**ASSIGNED TASK**
Find the lines in the records that carry the word "reset". Copy each one.

**DATASET EXCERPTS**
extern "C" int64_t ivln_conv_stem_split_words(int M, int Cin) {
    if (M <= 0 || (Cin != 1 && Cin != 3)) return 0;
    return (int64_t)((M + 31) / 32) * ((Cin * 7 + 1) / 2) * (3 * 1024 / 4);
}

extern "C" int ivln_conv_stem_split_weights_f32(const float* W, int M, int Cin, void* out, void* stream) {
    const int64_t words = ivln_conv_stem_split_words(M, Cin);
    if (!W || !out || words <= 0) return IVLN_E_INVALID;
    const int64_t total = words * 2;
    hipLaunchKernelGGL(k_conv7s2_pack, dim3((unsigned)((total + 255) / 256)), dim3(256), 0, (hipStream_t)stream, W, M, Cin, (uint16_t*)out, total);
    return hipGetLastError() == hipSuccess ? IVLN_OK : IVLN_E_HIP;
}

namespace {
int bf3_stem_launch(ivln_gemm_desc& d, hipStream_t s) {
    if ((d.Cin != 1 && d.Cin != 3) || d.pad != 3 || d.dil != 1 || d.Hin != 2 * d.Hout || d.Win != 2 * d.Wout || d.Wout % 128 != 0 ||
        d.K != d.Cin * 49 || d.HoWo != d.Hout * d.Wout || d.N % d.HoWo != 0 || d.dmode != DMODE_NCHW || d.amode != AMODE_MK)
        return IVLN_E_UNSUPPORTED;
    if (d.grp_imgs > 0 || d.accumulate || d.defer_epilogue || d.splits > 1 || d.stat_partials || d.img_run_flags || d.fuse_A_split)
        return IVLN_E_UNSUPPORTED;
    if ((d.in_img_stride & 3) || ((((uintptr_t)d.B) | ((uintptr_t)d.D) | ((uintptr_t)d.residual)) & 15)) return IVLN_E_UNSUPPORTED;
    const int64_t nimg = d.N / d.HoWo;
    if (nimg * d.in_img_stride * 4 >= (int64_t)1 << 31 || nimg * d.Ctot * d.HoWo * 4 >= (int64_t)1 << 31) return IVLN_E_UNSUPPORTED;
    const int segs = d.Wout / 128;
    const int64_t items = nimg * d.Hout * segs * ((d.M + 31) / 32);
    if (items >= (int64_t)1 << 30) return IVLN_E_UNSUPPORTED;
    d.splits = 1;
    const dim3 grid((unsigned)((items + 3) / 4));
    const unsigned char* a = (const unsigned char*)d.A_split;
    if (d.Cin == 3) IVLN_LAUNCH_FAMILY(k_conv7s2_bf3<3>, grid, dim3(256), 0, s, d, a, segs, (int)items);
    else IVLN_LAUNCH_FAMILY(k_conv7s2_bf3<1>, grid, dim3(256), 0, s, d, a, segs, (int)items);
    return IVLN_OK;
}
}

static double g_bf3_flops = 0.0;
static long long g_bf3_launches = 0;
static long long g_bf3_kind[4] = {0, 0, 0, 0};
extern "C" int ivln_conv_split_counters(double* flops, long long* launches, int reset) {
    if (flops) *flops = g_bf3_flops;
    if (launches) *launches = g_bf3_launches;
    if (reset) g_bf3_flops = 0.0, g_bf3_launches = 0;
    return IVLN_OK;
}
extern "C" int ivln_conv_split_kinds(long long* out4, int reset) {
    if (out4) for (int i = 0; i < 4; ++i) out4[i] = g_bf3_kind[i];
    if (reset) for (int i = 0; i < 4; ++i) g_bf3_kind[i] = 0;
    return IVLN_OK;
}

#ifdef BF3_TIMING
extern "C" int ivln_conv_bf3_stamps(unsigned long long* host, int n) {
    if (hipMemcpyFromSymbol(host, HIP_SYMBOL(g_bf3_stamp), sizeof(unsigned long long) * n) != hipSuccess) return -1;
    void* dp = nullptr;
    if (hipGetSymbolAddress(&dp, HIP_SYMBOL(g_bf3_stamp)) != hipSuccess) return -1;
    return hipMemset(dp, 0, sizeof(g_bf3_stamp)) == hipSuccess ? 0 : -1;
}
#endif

--

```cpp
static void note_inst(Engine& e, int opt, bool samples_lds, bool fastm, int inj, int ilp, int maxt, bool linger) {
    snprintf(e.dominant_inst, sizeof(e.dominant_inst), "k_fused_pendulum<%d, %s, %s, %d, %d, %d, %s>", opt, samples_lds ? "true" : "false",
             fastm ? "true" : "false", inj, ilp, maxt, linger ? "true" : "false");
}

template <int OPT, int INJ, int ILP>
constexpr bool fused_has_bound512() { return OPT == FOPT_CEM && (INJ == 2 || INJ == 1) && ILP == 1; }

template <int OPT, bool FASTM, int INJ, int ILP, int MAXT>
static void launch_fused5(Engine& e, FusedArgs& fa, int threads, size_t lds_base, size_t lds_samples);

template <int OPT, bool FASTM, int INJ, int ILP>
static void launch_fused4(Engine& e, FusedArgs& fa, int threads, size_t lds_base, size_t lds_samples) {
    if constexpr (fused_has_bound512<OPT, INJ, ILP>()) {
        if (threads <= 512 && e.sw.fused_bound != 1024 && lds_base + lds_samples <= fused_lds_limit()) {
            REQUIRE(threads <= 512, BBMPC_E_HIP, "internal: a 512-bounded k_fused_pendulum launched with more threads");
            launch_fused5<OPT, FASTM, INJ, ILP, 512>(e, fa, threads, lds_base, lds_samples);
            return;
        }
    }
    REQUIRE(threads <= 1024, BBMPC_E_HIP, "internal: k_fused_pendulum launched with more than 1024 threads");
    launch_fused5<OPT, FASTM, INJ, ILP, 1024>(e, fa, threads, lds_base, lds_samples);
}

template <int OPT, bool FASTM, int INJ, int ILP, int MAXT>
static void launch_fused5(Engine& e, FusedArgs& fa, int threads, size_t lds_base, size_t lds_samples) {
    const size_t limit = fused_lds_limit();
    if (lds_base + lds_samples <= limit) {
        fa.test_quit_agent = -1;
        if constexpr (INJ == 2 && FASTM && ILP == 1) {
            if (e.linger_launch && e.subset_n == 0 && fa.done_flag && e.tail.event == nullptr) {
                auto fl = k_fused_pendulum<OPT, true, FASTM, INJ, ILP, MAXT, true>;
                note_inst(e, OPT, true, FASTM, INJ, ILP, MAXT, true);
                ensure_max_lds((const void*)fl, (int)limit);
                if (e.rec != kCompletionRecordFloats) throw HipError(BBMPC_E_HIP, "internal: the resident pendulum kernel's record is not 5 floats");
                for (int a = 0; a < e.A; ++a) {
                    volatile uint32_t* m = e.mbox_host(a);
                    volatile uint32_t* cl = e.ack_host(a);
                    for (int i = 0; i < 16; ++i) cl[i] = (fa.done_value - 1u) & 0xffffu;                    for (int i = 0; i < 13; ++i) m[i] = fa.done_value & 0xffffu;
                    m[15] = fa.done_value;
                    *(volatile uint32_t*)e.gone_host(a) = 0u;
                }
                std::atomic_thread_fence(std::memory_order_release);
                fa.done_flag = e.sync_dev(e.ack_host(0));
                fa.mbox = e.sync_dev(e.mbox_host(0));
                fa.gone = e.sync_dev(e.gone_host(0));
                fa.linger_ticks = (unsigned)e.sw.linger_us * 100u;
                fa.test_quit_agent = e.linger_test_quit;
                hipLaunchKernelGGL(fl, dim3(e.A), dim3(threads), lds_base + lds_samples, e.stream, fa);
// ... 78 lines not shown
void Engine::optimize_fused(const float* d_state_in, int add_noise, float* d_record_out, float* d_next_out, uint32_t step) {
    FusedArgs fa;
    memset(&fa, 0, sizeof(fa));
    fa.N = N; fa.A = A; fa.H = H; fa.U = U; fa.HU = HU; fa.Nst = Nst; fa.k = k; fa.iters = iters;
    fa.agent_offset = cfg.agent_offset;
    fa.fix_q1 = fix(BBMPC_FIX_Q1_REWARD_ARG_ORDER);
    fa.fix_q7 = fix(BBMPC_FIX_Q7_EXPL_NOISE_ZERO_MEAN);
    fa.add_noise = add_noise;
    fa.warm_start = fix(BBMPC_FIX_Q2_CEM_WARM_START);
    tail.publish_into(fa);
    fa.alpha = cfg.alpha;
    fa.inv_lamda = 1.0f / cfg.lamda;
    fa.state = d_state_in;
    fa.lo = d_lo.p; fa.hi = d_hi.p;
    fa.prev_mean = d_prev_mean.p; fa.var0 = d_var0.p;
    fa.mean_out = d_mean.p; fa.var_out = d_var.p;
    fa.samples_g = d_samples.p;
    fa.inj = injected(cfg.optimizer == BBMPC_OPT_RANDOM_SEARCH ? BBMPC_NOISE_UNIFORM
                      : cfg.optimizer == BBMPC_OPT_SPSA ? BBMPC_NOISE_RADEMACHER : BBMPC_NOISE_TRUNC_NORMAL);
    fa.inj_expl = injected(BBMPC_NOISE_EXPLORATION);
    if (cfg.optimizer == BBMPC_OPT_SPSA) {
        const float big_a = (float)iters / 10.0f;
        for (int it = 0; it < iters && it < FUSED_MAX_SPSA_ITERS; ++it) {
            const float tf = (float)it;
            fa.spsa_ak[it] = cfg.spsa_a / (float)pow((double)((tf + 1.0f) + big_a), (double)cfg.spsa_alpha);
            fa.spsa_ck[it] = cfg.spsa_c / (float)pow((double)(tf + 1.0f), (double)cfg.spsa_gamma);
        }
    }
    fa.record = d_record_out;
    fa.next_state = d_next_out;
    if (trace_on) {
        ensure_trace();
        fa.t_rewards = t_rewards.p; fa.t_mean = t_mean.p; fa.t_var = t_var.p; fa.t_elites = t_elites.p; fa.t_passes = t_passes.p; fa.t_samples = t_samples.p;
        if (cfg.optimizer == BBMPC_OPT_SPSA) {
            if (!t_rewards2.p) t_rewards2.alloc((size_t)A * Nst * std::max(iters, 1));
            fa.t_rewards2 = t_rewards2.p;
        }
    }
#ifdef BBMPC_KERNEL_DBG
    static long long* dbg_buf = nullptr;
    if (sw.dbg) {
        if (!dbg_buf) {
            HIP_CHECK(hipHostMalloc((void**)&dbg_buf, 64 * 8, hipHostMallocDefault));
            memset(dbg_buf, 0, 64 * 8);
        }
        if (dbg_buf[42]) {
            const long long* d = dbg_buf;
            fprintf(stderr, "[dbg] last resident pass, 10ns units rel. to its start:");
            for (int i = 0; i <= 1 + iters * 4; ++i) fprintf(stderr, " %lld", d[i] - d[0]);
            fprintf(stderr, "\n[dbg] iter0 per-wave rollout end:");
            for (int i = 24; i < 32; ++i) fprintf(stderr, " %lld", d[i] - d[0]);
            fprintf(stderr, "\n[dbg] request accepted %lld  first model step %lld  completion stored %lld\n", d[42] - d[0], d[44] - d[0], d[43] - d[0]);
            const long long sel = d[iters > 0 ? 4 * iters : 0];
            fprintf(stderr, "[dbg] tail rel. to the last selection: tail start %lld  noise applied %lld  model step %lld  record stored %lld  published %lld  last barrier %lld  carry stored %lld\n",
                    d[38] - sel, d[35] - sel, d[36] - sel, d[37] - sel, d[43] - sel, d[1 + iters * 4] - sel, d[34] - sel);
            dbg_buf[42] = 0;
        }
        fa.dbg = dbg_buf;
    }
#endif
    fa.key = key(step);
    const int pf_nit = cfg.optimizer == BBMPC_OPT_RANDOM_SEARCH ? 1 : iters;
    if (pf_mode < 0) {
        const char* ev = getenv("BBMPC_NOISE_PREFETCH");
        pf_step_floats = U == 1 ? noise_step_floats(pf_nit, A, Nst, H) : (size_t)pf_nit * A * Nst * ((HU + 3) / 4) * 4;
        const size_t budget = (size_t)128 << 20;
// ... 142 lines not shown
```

...

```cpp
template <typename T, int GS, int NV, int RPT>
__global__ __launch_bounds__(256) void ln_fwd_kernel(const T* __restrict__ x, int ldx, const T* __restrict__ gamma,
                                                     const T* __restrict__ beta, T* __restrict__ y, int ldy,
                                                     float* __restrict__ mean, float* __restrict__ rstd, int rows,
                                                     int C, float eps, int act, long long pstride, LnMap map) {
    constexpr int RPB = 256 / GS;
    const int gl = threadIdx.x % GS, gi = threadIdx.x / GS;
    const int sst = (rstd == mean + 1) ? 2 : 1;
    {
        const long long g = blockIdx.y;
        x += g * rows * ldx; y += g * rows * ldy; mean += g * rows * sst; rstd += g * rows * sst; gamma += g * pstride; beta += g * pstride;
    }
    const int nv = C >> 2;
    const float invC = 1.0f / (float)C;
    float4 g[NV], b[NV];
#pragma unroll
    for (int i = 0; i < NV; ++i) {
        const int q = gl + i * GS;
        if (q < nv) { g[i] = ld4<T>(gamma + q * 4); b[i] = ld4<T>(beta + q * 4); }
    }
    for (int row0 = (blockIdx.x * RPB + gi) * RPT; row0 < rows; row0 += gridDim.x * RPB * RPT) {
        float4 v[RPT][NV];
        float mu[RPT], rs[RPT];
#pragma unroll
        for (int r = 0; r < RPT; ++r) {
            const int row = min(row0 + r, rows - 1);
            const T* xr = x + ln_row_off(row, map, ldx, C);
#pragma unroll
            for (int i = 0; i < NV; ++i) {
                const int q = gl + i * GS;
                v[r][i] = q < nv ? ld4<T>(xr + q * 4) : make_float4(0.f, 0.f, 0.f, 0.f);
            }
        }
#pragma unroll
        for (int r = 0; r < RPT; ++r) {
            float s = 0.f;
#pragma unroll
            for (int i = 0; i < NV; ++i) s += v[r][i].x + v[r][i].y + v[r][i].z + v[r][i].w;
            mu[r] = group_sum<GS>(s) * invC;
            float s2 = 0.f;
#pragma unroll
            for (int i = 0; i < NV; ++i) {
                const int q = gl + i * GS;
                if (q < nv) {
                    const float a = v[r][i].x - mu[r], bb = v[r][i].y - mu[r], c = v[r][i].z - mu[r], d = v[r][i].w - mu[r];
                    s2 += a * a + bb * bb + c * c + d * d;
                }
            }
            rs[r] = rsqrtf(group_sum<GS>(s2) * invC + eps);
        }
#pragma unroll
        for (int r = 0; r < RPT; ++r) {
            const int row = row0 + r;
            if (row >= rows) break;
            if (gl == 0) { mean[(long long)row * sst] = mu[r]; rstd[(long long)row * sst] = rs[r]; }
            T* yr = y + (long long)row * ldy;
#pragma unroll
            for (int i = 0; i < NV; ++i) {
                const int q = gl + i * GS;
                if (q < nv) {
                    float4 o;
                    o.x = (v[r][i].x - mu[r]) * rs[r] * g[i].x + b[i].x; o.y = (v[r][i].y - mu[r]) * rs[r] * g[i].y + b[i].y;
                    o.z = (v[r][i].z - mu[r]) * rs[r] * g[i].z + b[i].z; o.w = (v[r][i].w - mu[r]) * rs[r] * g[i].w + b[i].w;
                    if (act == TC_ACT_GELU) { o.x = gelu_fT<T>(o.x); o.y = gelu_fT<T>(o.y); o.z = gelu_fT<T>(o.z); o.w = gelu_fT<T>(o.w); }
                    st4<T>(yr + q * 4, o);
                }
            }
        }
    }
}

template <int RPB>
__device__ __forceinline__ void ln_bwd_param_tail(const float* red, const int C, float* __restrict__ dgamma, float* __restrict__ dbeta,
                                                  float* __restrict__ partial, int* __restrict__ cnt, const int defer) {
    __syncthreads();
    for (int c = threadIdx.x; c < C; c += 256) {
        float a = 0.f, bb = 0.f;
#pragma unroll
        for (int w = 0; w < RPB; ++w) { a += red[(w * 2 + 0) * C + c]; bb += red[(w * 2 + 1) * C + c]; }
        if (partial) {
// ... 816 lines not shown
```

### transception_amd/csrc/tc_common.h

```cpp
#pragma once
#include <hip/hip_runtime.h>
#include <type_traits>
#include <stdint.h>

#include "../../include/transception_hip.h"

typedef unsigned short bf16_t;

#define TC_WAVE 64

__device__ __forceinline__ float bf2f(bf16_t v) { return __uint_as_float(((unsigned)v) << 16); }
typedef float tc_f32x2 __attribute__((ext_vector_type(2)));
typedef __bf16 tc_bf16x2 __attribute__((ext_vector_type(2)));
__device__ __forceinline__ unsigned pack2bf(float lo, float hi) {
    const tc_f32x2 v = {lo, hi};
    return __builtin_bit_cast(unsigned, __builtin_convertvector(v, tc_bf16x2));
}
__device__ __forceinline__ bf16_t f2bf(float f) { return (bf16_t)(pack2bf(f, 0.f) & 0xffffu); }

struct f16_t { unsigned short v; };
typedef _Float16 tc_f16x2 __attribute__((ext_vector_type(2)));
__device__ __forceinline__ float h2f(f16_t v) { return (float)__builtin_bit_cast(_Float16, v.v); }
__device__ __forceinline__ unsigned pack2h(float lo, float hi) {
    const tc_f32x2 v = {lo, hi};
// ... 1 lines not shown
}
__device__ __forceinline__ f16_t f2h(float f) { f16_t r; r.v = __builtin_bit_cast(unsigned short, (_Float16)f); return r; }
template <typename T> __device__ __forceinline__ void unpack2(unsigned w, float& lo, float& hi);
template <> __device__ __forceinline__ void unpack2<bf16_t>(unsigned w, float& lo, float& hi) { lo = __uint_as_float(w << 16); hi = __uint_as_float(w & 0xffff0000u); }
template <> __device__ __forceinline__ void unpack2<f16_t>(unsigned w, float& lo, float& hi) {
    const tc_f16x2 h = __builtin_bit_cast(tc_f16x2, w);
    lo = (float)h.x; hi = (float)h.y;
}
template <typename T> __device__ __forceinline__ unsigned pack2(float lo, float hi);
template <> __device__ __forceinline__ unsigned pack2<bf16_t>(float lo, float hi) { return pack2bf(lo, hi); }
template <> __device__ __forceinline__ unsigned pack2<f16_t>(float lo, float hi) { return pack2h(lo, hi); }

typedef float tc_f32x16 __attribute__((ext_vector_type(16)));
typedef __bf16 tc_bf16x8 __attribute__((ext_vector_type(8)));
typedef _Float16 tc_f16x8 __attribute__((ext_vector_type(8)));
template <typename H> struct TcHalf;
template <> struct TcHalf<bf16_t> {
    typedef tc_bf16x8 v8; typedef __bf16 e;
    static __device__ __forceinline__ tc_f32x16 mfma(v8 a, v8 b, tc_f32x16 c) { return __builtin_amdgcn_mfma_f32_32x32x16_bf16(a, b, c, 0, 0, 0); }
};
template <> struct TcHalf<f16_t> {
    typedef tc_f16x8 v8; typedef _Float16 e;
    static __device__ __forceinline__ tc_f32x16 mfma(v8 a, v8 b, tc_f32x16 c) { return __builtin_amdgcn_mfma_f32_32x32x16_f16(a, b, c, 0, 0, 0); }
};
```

**ANSWER FOR THIS EXERCISE**
extern "C" int ivln_conv_split_counters(double* flops, long long* launches, int reset) {
    if (reset) g_bf3_flops = 0.0, g_bf3_launches = 0;
extern "C" int ivln_conv_split_kinds(long long* out4, int reset) {
    if (reset) for (int i = 0; i < 4; ++i) g_bf3_kind[i] = 0;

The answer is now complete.